Поводырь, стр. 27

Рванул из кармана список.

– Купец Ерофеев?

– Здеся, ваше превосходительство. – Тот самый старик из первых рядов. Кто бы сомневался.

– Через два часа быть у меня в гостинице…

Не ждал согласия. Не появятся сами – приведут под конвоем. Земский судья смеяться по ночам станет, спать не сможет – столько я ему дел заведу. Уголь копать тоже кто-то должен.

– Шкроев?

– Тута, господин губернатор.

– В шесть часов пополудни. Мясников?

– Да, ваше превосходительство?

– Завтра. Девять часов утра. Куперштох?

– А-а-а?

– Хрен – на! Завтра. Одиннадцать часов! Все, кого не назвал, но имеющие что мне сказать… испрашивайте аудиенции в установленном порядке. А теперь… пшли вон, бараны!

Пришлось ждать, пока расфуфыренные богатенькие буратины покинут помещение. Хорошо, Безсонов понимает намеки.

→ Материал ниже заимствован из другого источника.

__global__ __launch_bounds__(256) void wgrad_jobs_finalize_kernel(const WgradJob *__restrict__ jobs, int njobs, int total) {
    __shared__ double s_sum[3][64];
    const int sidx = blockIdx.x * 256 + threadIdx.x;
    int j = 0;
    while (j + 1 < njobs && (int)blockIdx.x * 256 >= jobs[j + 1].fin0) ++j;
    const WgradJob &J = jobs[j];
    const int lanes = J.fin_lanes, local = sidx - J.fin0;
    const int rg = lanes == 1 ? 0 : (int)threadIdx.x >> 6;
    const int col = lanes == 1 ? local : (local >> 8) * 64 + ((int)threadIdx.x & 63);
    const int nblk = J.chunks;
    const size_t len = (size_t)J.rec;
    const float *part = J.part;
    const bool ok = col < J.rec;
    double a0 = 0.0, a1 = 0.0, a2 = 0.0, a3 = 0.0;
    if (ok) {
        int b = rg;
        for (; b + 3 * lanes < nblk; b += 4 * lanes) {
            a0 += (double)part[(size_t)b * len + col];
            a1 += (double)part[(size_t)(b + lanes) * len + col];
            a2 += (double)part[(size_t)(b + 2 * lanes) * len + col];
            a3 += (double)part[(size_t)(b + 3 * lanes) * len + col];
        }
        for (; b < nblk; b += lanes) a0 += (double)part[(size_t)b * len + col];
    }
    double acc = (a0 + a1) + (a2 + a3);
    if (lanes != 1) {
        if (rg > 0) s_sum[rg - 1][threadIdx.x & 63] = acc;
        __syncthreads();
        if (rg > 0) return;
        acc = (acc + s_sum[0][threadIdx.x]) + (s_sum[1][threadIdx.x] + s_sum[2][threadIdx.x]);
    }
    if (!ok) return;
    const float v = (float)acc;
    const int wlen = J.cout * J.cin, wtot = J.batch * wlen;
    if (J.count > 0) {
        if (col < wtot) {
            const int p = col / wlen;
            J.mdW[p][col - p * wlen] = v;
        } else {
            const int r = col - wtot, p = r / J.cout;
            if (J.mdb[p]) J.mdb[p][r - p * J.cout] = v;
        }
    } else if (col < wtot) {
        J.dW[col] = v;
    } else if (J.db) {
        J.db[col - wtot] = v;
    }
}

static bool wgrad_lds_ok(const void *a, long long ldy, long long sy, const void *b, long long ldx, long long sx) {
    return ((uintptr_t)a % 16 == 0) && ((uintptr_t)b % 16 == 0) && ldy % 4 == 0 && ldx % 4 == 0 && sy % 4 == 0 && sx % 4 == 0;
}
static bool wgrad_lds_shape_ok(int cout, int cin) { return cout % 4 == 0 && cin % 4 == 0; }
constexpr size_t WL_LDS_BYTES = sizeof(float) * std::max<size_t>(4 * (size_t)WL_ROWS * WG_TILE,
                                                                 (size_t)(TPB / WAVE) * (WG_MT * WG_MT * 4 + WG_MT) * (WAVE + 1));

}

using namespace dense;

extern "C" size_t dense_workspace_bytes(int n, int cout, int cin) {
    const size_t chunks = (size_t)(n + WG_CHUNK_MIN - 1) / WG_CHUNK_MIN + 1;
    const size_t wg = sizeof(float) * chunks * ((size_t)cout * cin + cout);
    const size_t bn = sizeof(float) * (size_t)MAX_BLK * 2 * (size_t)std::max(cout, cin);
    return ptv2_align256(std::max(wg, bn)) + 1024;
}

static int wg_chunk(int n, int tiles, bool filed = false) {
    const int target = filed ? 256 : 768;
    const int chunks = std::max(1, target / std::max(1, tiles));
    const long long rows = ((long long)n + chunks - 1) / chunks;
    long long chunk = std::max<long long>(WG_CHUNK, (rows + 127) / 128 * 128);
    if (tiles > 1) {
        int guard = 0;
        while ((((long long)n + chunk - 1) / chunk) % 8 == 0 && ((long long)n + chunk - 1) / chunk > 1 && guard++ < 16) chunk += 128;
    }
    return (int)std::min<long long>(chunk, 1 << 20);
}

namespace {
enum WgradForm { WF_LDS = 0, WF_LDS_RS, WF_DIRECT, WF_DIRECT_BF16, WF_GROUPED, WF_RECOMPUTE, WGRAD_FORMS };
constexpr int wgrad_kid(WgradForm f) {
    return f == WF_RECOMPUTE ? KID_WGRAD_TILE : f == WF_GROUPED ? KID_WGRAD_GROUPED : (f == WF_LDS || f == WF_LDS_RS) ? KID_WGRAD_LDS : KID_WGRAD;
}
struct WgradCall {
    WgradJob J;
    WgradForm form;
    double bytes;
    size_t posrel;
};

struct WgradDefer {
    bool active = false;
    bool armed = false;
    bool armed_rs = false;
    char *arena = nullptr;
    size_t cap = 0, used = 0;
    std::vector<WgradJob> jobs[WGRAD_FORMS];
    double bytes[WGRAD_FORMS] = {};
};
thread_local WgradDefer g_wdefer;
constexpr int WGRAD_MAX_JOBS = 64;
constexpr size_t WGRAD_TABLE_BYTES = ptv2_align256(sizeof(WgradJob) * WGRAD_MAX_JOBS);

bool may_file(bool rs) { return g_wdefer.active && (rs ? g_wdefer.armed_rs : g_wdefer.armed); }

bool wgrad_configure() {
    static const bool ok = [] {
        const void *kernels[4] = {(const void *)linear_wgrad_lds_kernel<0>, (const void *)linear_wgrad_lds_kernel<1>,
                                  (const void *)linear_wgrad_lds_kernel_jobs<0>, (const void *)linear_wgrad_lds_kernel_jobs<1>};
        bool all = true;
        for (const void *k : kernels)
            all = hipFuncSetAttribute(k, hipFuncAttributeMaxDynamicSharedMemorySize, (int)WL_LDS_BYTES) == hipSuccess && all;
        return all;
    }();
    return ok;
}
}

void ptv2_wgrad_defer_begin(void *arena, size_t bytes) {
    WgradDefer &D = g_wdefer;
    for (int f = 0; f < WGRAD_FORMS; ++f) { D.jobs[f].clear(); D.bytes[f] = 0.0; }
    D.armed = D.armed_rs = false;
    D.active = arena != nullptr && bytes > WGRAD_FORMS * WGRAD_TABLE_BYTES;
    D.arena = (char *)arena;
    D.cap = bytes;
    D.used = WGRAD_FORMS * WGRAD_TABLE_BYTES;
}
bool ptv2_wgrad_defer_active() { return g_wdefer.active; }
void ptv2_wgrad_defer_end() {
    g_wdefer.active = g_wdefer.armed = g_wdefer.armed_rs = false;
    for (auto &j : g_wdefer.jobs) j.clear();
}
void ptv2_wgrad_defer_arm(bool on) { g_wdefer.armed = on && g_wdefer.active; }
void ptv2_wgrad_defer_arm_rs(bool on) { g_wdefer.armed_rs = on && g_wdefer.active; }
bool ptv2_wgrad_defer_armed_rs() { return may_file(true); }
size_t ptv2_wgrad_defer_table_bytes() { return WGRAD_FORMS * WGRAD_TABLE_BYTES; }
float *ptv2_wgrad_defer_alloc(size_t floats) {
    WgradDefer &D = g_wdefer;
    const size_t bytes = ptv2_align256(sizeof(float) * floats);
    if (!D.active || D.used + bytes > D.cap) return nullptr;
    float *p = (float *)(D.arena + D.used);
    D.used += bytes;
    return p;
}
int ptv2_wgrad_defer_flush(void *stream) {
    WgradDefer &D = g_wdefer;
    if (!D.active) return PTV2_OK;
    hipStream_t st = (hipStream_t)stream;
    if (!wgrad_configure()) return PTV2_ERR_LAUNCH;
    for (int f = 0; f < WGRAD_FORMS; ++f) {
        const WgradForm form = (WgradForm)f;
        std::vector<WgradJob> &jobs = D.jobs[form];
        if (jobs.empty()) continue;
        WgradJob *table = (WgradJob *)(D.arena + (size_t)form * WGRAD_TABLE_BYTES);
        const int njobs = (int)jobs.size();
        const bool row_pieces = form == WF_GROUPED || form == WF_RECOMPUTE;
        std::stable_sort(jobs.begin(), jobs.end(), [row_pieces](const WgradJob &a, const WgradJob &b) {
            const long long wa = (long long)a.chunk * (row_pieces ? a.gw * a.cin : 1), wb = (long long)b.chunk * (row_pieces ? b.gw * b.cin : 1);
            return wa > wb;
        });
        int wgs = 0, fin = 0;
        long long pos_wgs = 0;
        bool pos_all = form == WF_RECOMPUTE;
        for (WgradJob &J : jobs) {
            if (form == WF_RECOMPUTE) {
                J.ldy = pos_wgs;
                pos_wgs += ((long long)J.n * 16 + 255) / 256;
                pos_all = pos_all && J.mX[0] != nullptr;
            }
            J.wg0 = wgs; J.fin0 = fin;
            J.fin_lanes = J.chunks > 32 ? 4 : 1;
            wgs += J.wgs;
            fin += J.fin_lanes == 1 ? (J.rec + 255) / 256 * 256 : (J.rec + 63) / 64 * 256;
        }
        for (int at = 0; at < njobs; at += WGRAD_PACK) {
            WgradJobPack pack;
            const int cnt = std::min(WGRAD_PACK, njobs - at);
            for (int i = 0; i < WGRAD_PACK; ++i) pack.j[i] = jobs[(size_t)std::min(at + i, njobs - 1)];
            hipLaunchKernelGGL(wgrad_jobs_write_kernel, dim3(1), dim3(64), 0, st, pack, cnt, table + at);
        }
        {
            PtvScopedTimer t(wgrad_kid(form), st, D.bytes[form]);
            const dim3 grid((unsigned)wgs), block(TPB);
            const WgradJob *tab = table;
            switch (form) {
                case WF_LDS: hipLaunchKernelGGL(linear_wgrad_lds_kernel_jobs<0>, grid, block, WL_LDS_BYTES, st, tab, njobs); break;
                case WF_LDS_RS: hipLaunchKernelGGL(linear_wgrad_lds_kernel_jobs<1>, grid, block, WL_LDS_BYTES, st, tab, njobs); break;
                case WF_DIRECT: hipLaunchKernelGGL(linear_wgrad_kernel_jobs<false>, grid, block, 0, st, tab, njobs); break;
                case WF_DIRECT_BF16: hipLaunchKernelGGL(linear_wgrad_kernel_jobs<true>, grid, block, 0, st, tab, njobs); break;
                case WF_GROUPED: {
                    size_t lds = 0;
                    for (const WgradJob &J : jobs) lds = std::max(lds, grouped_lds_bytes(J.cin, J.gw));
                    hipLaunchKernelGGL(grouped_wgrad_kernel_jobs, grid, block, lds, st, tab, njobs);
                    break;
                }
                default:
                    if (gva_wgrad_tile_launch_jobs(tab, njobs, wgs, pos_all ? (int)pos_wgs : 0, st) != PTV2_OK) return PTV2_ERR_LAUNCH;
            }
        }
        hipLaunchKernelGGL(wgrad_jobs_finalize_kernel, dim3((unsigned)((fin + 255) / 256)), dim3(256), 0, st,
                           (const WgradJob *)table, njobs, fin);
        jobs.clear();
        D.bytes[form] = 0.0;
    }
    PTV2_CHECK_LAUNCH();
    return PTV2_OK;
}

struct MapWgradMulti {
    float *dW[6], *db[6];
    int count, wlen, cout;
    explicit MapWgradMulti(const WgradJob &J) : count(J.count), wlen(J.cout * J.cin), cout(J.cout) {
        for (int i = 0; i < 6; ++i) { dW[i] = J.mdW[i]; db[i] = J.mdb[i]; }
    }
    __device__ void operator()(int e, double v) const {
        const int wtot = count * wlen;
        if (e < wtot) {
            const int b = e / wlen;
            dW[b][e - b * wlen] = (float)v;
        } else {
            const int r = e - wtot, b = r / cout;
            if (db[b]) db[b][r - b * cout] = (float)v;
        }
    }
};

namespace gva {
template <> struct RiderOf<MapWgradMulti> {
    static constexpr bool ok = true;
    static PtvRider make(const MapWgradMulti &m) {
        PtvRider r{};
        r.kind = RIDER_WGRADN;
        for (int i = 0; i < 6; ++i) { r.p[i] = i < m.count ? m.dW[i] : nullptr; r.p[6 + i] = i < m.count ? m.db[i] : nullptr; }
        r.i0 = m.wlen; r.i1 = m.cout; r.i2 = m.count;
        return r;
    }
};
}
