_SIGS = {
    "fb_conv2d": [C.POINTER(ConvArgs), c_void_p],
    "fb_conv2d_wgrad": [C.POINTER(WgradArgs), c_void_p],
    "fb_absmax": [c_void_p, c_i64, c_int, c_i64, c_int, c_void_p, c_void_p],
    "fb_wgrad_reduce": [c_void_p, c_void_p, c_i64, c_int, c_int, c_int, c_int, c_int, c_int, c_void_p],
    "fb_weight_prep": [c_void_p, c_i64, c_i64, c_int, c_int, c_int, c_int, c_int, c_void_p, c_void_p, c_int, c_void_p, c_void_p],
    "fb_bn_fwd_finalize": [c_void_p, c_int, c_int, c_int, c_double, c_void_p, c_void_p, c_i64, c_float, c_void_p, c_void_p, c_int,
                           c_int, c_void_p, c_void_p, c_void_p, c_void_p],
    "fb_bn_apply": [c_void_p, c_void_p, c_void_p, c_void_p, c_void_p, c_void_p, c_void_p, c_i64, c_int, c_i64, c_i64, c_int, c_void_p, c_void_p, c_int,
                    c_int, c_void_p, c_void_p, c_void_p],
    "fb_bn_running_update": [c_void_p, c_void_p, c_void_p, c_void_p, c_int, c_i64, c_void_p, c_int, c_int, c_float, c_void_p],
    "fb_bn_bwd_reduce": [c_void_p, c_void_p, c_void_p, c_void_p, c_void_p, c_void_p, c_int, c_int, c_void_p, c_i64, c_int, c_i64, c_int, c_void_p],
    "fb_bn_bwd_finalize": [c_void_p, c_int, c_int, c_int, c_double, c_void_p, c_void_p, c_void_p, c_int, c_int, c_void_p, c_void_p,
                           c_i64, c_void_p, c_int, c_void_p],
    "fb_bn_bwd_apply": [c_void_p, c_void_p, c_void_p, c_void_p, c_void_p, c_void_p, c_void_p, c_i64, c_int, c_i64, c_int, c_void_p, c_void_p, c_void_p],
    "fb_bn_bwd_reduce2": [c_void_p, c_void_p, c_void_p, c_void_p, c_int, c_void_p, c_void_p, c_void_p, c_int, c_void_p, c_void_p, c_int, c_i64, c_int, c_i64, c_int,
                          c_void_p],
    "fb_bn_bwd_apply2": [c_void_p, c_void_p, c_void_p, c_void_p, c_void_p, c_void_p, c_void_p, c_void_p, c_i64, c_int, c_i64, c_int, c_void_p],
    "fb_bn_bwd_fused": [c_void_p, c_void_p, c_void_p, c_void_p, c_void_p, c_void_p, c_int, c_int, c_void_p, c_void_p, c_i64, c_void_p, c_void_p, c_void_p,
                        c_i64, c_int, c_i64, c_double, c_int, c_void_p, c_void_p, c_void_p],
    "fb_stem_patches": [c_void_p, c_void_p, c_i64, c_int, c_int, c_int, c_int, c_int, c_int, c_int, c_void_p, c_void_p, c_void_p, c_int,
                        C.POINTER(c_float), c_int, c_void_p],
    "fb_avgpool2_fwd": [c_void_p, c_void_p, c_int, c_int, c_int, c_int, c_int, c_void_p],
    "fb_maxpool3s2_fwd": [c_void_p, c_void_p, c_int, c_int, c_int, c_int, c_int, c_void_p],
    "fb_maxpool3s2_bwd": [c_void_p, c_void_p, c_void_p, c_int, c_int, c_int, c_int, c_int, c_void_p],
    "fb_maxpool3s2_fwd_idx": [c_void_p, c_void_p, c_void_p, c_int, c_int, c_int, c_int, c_int, c_void_p],
    "fb_maxpool3s2_bwd_idx": [c_void_p, c_void_p, c_void_p, c_int, c_int, c_int, c_int, c_int, c_void_p],
    "fb_head_pool": [c_void_p, c_void_p, c_int, c_int, c_int, c_int, c_void_p],
    "fb_head_loss": [c_void_p, c_void_p, c_void_p, c_i64, c_void_p, c_void_p, c_void_p, c_void_p, c_void_p, c_int, c_int, c_int, c_int,
                     c_float, c_int, c_void_p],
    "fb_head_bwd": [c_void_p, c_void_p, c_void_p, c_i64, c_void_p, c_void_p, c_i64, c_void_p, c_int, c_int, c_int, c_int, c_int, c_int,
                    c_void_p],
    "fb_mt_sqnorm": [c_void_p, c_i64, c_int, c_i64, c_float, c_void_p, c_float, c_void_p, c_void_p, c_void_p],
    "fb_mt_accumulate": [c_void_p, c_void_p, c_i64, c_int, c_i64, c_int, c_void_p, c_void_p, c_void_p],
    "fb_mt_fd_perturb": [c_void_p, c_void_p, c_i64, c_int, c_i64, c_float, c_float, c_float, c_void_p, c_void_p, c_void_p, c_float, c_void_p,
                         c_void_p],
    "fb_mt_fd_combine_accumulate": [c_void_p, c_void_p, c_void_p, c_void_p, c_i64, c_int, c_i64, c_void_p, c_float, c_int, c_void_p],
    "fb_mt_fd_combine": [c_void_p, c_void_p, c_void_p, c_i64, c_int, c_i64, c_void_p, c_float, c_void_p],
    "fb_mt_chunk_clip": [c_void_p, c_i64, c_int, c_i64, c_void_p, c_float, c_void_p, c_void_p],
    "fb_bn_eval_coeffs": [c_void_p, c_void_p, c_void_p, c_void_p, c_float, c_void_p, c_void_p, c_int, c_void_p],
    "fb_head_tta": [c_void_p, c_void_p, c_void_p, c_int, c_int, c_void_p, c_void_p, c_void_p, c_void_p],
    "fb_mt_norms2": [c_void_p, c_void_p, c_i64, c_void_p, c_void_p, c_void_p],
    "fb_mt_clip_sgd": [c_void_p, c_void_p, c_void_p, c_i64, c_void_p, c_float, c_float, c_float, c_float, c_float, c_int, c_int, c_void_p],
    "fb_mt_scale": [c_void_p, c_i64, c_float, c_void_p],
    "fb_mt_sam_ascent": [c_void_p, c_void_p, c_void_p, c_i64, c_void_p, c_float, c_float, c_void_p],
    "fb_mt_sam_restore": [c_void_p, c_void_p, c_i64, c_void_p],
    "fb_mt_absmax2": [c_void_p, c_i64, c_void_p, c_void_p, c_void_p],
    "fb_mt_pnorm2": [c_void_p, c_i64, c_float, c_void_p, c_void_p, c_void_p],
    "fb_mt_norm_bias": [c_void_p, c_void_p, c_i64, c_void_p, c_float, c_float, c_int, c_void_p],
    "fb_mt_ema": [c_void_p, c_void_p, c_i64, c_float, c_float, c_void_p],
    "fb_mt_clip_scale": [c_void_p, c_i64, c_void_p, c_float, c_void_p],
    "fb_mt_grad_noise": [c_void_p, c_void_p, c_i64, c_float, c_int, c_void_p],
    "fb_conv2d_wgrad_chain": [C.POINTER(WgradArgs), c_int, c_void_p, c_void_p, c_void_p],
    "fb_mt_accumulate_sum": [c_void_p, c_void_p, c_i64, c_int, c_int, c_void_p],
    "fb_mt_accumulate_skip": [c_void_p, c_void_p, c_i64, c_int, c_i64, c_int, c_void_p, c_void_p] + [c_i64] * 8 + [c_void_p],
}
EXPORTS = tuple(_SIGS) + ("fb_last_error_string", "fb_abi_version", "fb_profile_enable", "fb_profile_read", "fb_ws_conv_stat_floats",
                          "fb_ws_wgrad_slab_floats", "fb_ws_bn_partial_floats", "fb_ws_mt_floats", "fb_bn_bwd_reduce_rows", "fb_conv_masked_addend_supported", "fb_conv_bwd_stat_supported",
                          "fb_bn_apply_can_pool", "fb_ws_bn_amax_floats", "fb_profile_read_launches", "fb_cmd_fn_id", "fb_cmd_fn_nargs", "fb_event_new", "fb_event_count", "fb_bn_bwd_fused_supported", "fb_ws_bn_bwd_fused_floats", "fb_ws_bn_bwd_fused_ints", "fb_wgrad_bn_fused_supported", "fb_wgrad_chain_supported",
                          "fb_event_record", "fb_event_wait", "fb_cmdlist_create", "fb_cmdlist_destroy", "fb_cmdlist_size", "fb_cmdlist_add_call",
                          "fb_cmdlist_add_event", "fb_cmdlist_replay")
PROF_CLASSES = ("igemm_fwd", "igemm_dgrad", "wgrad", "bn_apply", "bn_bwd_reduce", "bn_bwd_apply", "bn_bwd_fused")
PROF_INFO = 11
PROF_KERNELS = {0: "?", 1: "conv_igemm_kernel (register-staged)", 2: "conv_igemm_v3_kernel", 3: "conv3x3s1_halo4_kernel", 4: "conv3x3s1_c64_halo5_kernel",
                5: "conv3x3s2_dgrad_quad_kernel", 6: "conv1x1_k32_kernel", 7: "conv1x1_stream_kernel", 8: "conv3x3s2_fwd_kernel", 9: "conv1x1_pipe_kernel", 10: "conv1x1_gemm_kernel",
                16: "conv_wgrad_kernel", 17: "conv_wgrad3x3_kernel", 18: "conv_wgrad3x3_v2_kernel", 19: "conv_wgrad1x1_kernel"}


def profile_enable(on, capacity=32768):
    lib = load()
    lib.fb_profile_enable.argtypes, lib.fb_profile_enable.restype = [c_int, c_int], c_int
    if lib.fb_profile_enable(1 if on else 0, capacity) != 0:
        raise EngineError(lib.fb_last_error_string().decode())


def profile_read():
    lib = load()
    lib.fb_profile_read.argtypes = [C.POINTER(c_double), C.POINTER(c_i64), C.POINTER(c_i64)]
    k = len(PROF_CLASSES)
    ms, n, d = (c_double * k)(), (c_i64 * k)(), (c_i64 * k)()
    if lib.fb_profile_read(ms, n, d) != 0:
        raise EngineError(lib.fb_last_error_string().decode())
    return {k: (ms[i], n[i], d[i]) for i, k in enumerate(PROF_CLASSES)}



def profile_read_launches(cap=1 << 18):
    lib = load()
    lib.fb_profile_read_launches.argtypes, lib.fb_profile_read_launches.restype = [C.POINTER(c_int), C.POINTER(c_float), c_i64], c_i64
    info, ms = (c_int * (cap * (PROF_INFO + 1)))(), (c_float * cap)()
    n = lib.fb_profile_read_launches(info, ms, cap)
    if n < 0:
# ... 8 lines not shown
class EngineError(RuntimeError):
    pass


def load():
    global _lib
    if _lib is None:
        if not os.path.isfile(_LIB_PATH):
            raise EngineError(f"{_LIB_PATH} is missing: run `python -m fullbatchtraining_amd.build` (needs hipcc). "
                              "The engine has no CPU or PyTorch fallback.")
        lib = C.CDLL(_LIB_PATH)
        for name, sig in _SIGS.items():
            fn = getattr(lib, name)
            fn.argtypes, fn.restype = sig, c_int
        lib.fb_last_error_string.restype = C.c_char_p
        lib.fb_abi_version.restype = c_int
        if lib.fb_abi_version() != EXPECTED_ABI:
            raise EngineError(f"{_LIB_PATH} has ABI version {lib.fb_abi_version()}, this package expects {EXPECTED_ABI}: rebuild it with "
                              "`python -m fullbatchtraining_amd.build --force`")
        lib.fb_ws_conv_stat_floats.argtypes, lib.fb_ws_conv_stat_floats.restype = [C.POINTER(ConvArgs)], c_i64
        lib.fb_ws_wgrad_slab_floats.argtypes, lib.fb_ws_wgrad_slab_floats.restype = [C.POINTER(WgradArgs)], c_i64
        lib.fb_ws_bn_partial_floats.argtypes, lib.fb_ws_bn_partial_floats.restype = [c_i64, c_int], c_i64
        lib.fb_ws_mt_floats.argtypes, lib.fb_ws_mt_floats.restype = [c_int], c_i64
        lib.fb_bn_bwd_reduce_rows.argtypes, lib.fb_bn_bwd_reduce_rows.restype = [c_i64, c_i64], c_int
        lib.fb_conv_masked_addend_supported.argtypes, lib.fb_conv_masked_addend_supported.restype = [C.POINTER(ConvArgs)], c_int
        lib.fb_conv_bwd_stat_supported.argtypes, lib.fb_conv_bwd_stat_supported.restype = [C.POINTER(ConvArgs)], c_int
        lib.fb_ws_bn_amax_floats.argtypes, lib.fb_ws_bn_amax_floats.restype = [c_i64, c_int, c_i64], c_i64
        lib.fb_bn_apply_can_pool.argtypes, lib.fb_bn_apply_can_pool.restype = [c_int, c_int, c_i64, c_int], c_int
        lib.fb_bn_bwd_fused_supported.argtypes, lib.fb_bn_bwd_fused_supported.restype = [c_i64, c_int, c_i64, c_int], c_int
        lib.fb_ws_bn_bwd_fused_floats.argtypes, lib.fb_ws_bn_bwd_fused_floats.restype = [c_i64, c_int, c_i64, c_int], c_i64
        lib.fb_ws_bn_bwd_fused_ints.argtypes, lib.fb_ws_bn_bwd_fused_ints.restype = [c_i64], c_i64
        lib.fb_wgrad_bn_fused_supported.argtypes, lib.fb_wgrad_bn_fused_supported.restype = [C.POINTER(WgradArgs)], c_int
        lib.fb_wgrad_chain_supported.argtypes, lib.fb_wgrad_chain_supported.restype = [C.POINTER(WgradArgs)], c_int
        lib.fb_cmd_fn_id.argtypes, lib.fb_cmd_fn_id.restype = [C.c_char_p], c_int
        lib.fb_cmd_fn_nargs.argtypes, lib.fb_cmd_fn_nargs.restype = [c_int], c_int
        lib.fb_event_new.argtypes, lib.fb_event_new.restype = [], c_int
        lib.fb_event_count.argtypes, lib.fb_event_count.restype = [], c_int
        lib.fb_event_record.argtypes, lib.fb_event_record.restype = [c_int, c_void_p], c_int
        lib.fb_event_wait.argtypes, lib.fb_event_wait.restype = [c_int, c_void_p], c_int
        lib.fb_cmdlist_create.argtypes, lib.fb_cmdlist_create.restype = [], c_void_p
        lib.fb_cmdlist_destroy.argtypes, lib.fb_cmdlist_destroy.restype = [c_void_p], None
        lib.fb_cmdlist_size.argtypes, lib.fb_cmdlist_size.restype = [c_void_p], c_i64
        lib.fb_cmdlist_add_call.argtypes, lib.fb_cmdlist_add_call.restype = [c_void_p, c_int, C.POINTER(C.c_uint64), c_int, c_int, c_void_p, c_int], c_int
        lib.fb_cmdlist_add_event.argtypes, lib.fb_cmdlist_add_event.restype = [c_void_p, c_int, c_int, c_int], c_int
        lib.fb_cmdlist_replay.argtypes, lib.fb_cmdlist_replay.restype = [c_void_p, C.POINTER(c_void_p), c_int], c_int
        _lib = lib
    return _lib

Подмигнул, мотнул подбородком в сторону сгрудившейся возле выхода выставки меховых изделий. И вот уже скалящиеся казачки нагайками и пинками подгоняют упирающееся стадо. Нечасто мальчикам доведется покрасить забор… Мои «овчарки» особо не стеснялись…

Господи! Хорошо-то как! Птички чирикают. На корявой ранетке хохлатые, похожие на попугаев свиристели переговариваются. Солнышко светит. Снег пахнет влагой – верный признак: весна близко. Еще холодно. Еще зима, но скоро, совсем скоро вся эта белая мерзость исчезнет, превратится в веселые ручьи и скучные лужи. А потом – трава. Жизнь. Экологически чистая жизнь.

Безсонов молча топал рядом. Десяток верховых казаков регулировал движение народа на Базарной площади – я не желал неожиданных встреч. Навстречался. Совершенно не тянуло к делам, в тепло, под крышу. Хотелось просто бродить по деревеньке, смотреть на причудливо украшенные резьбой дома, на людей. Хоть на полчаса почувствовать себя туристом…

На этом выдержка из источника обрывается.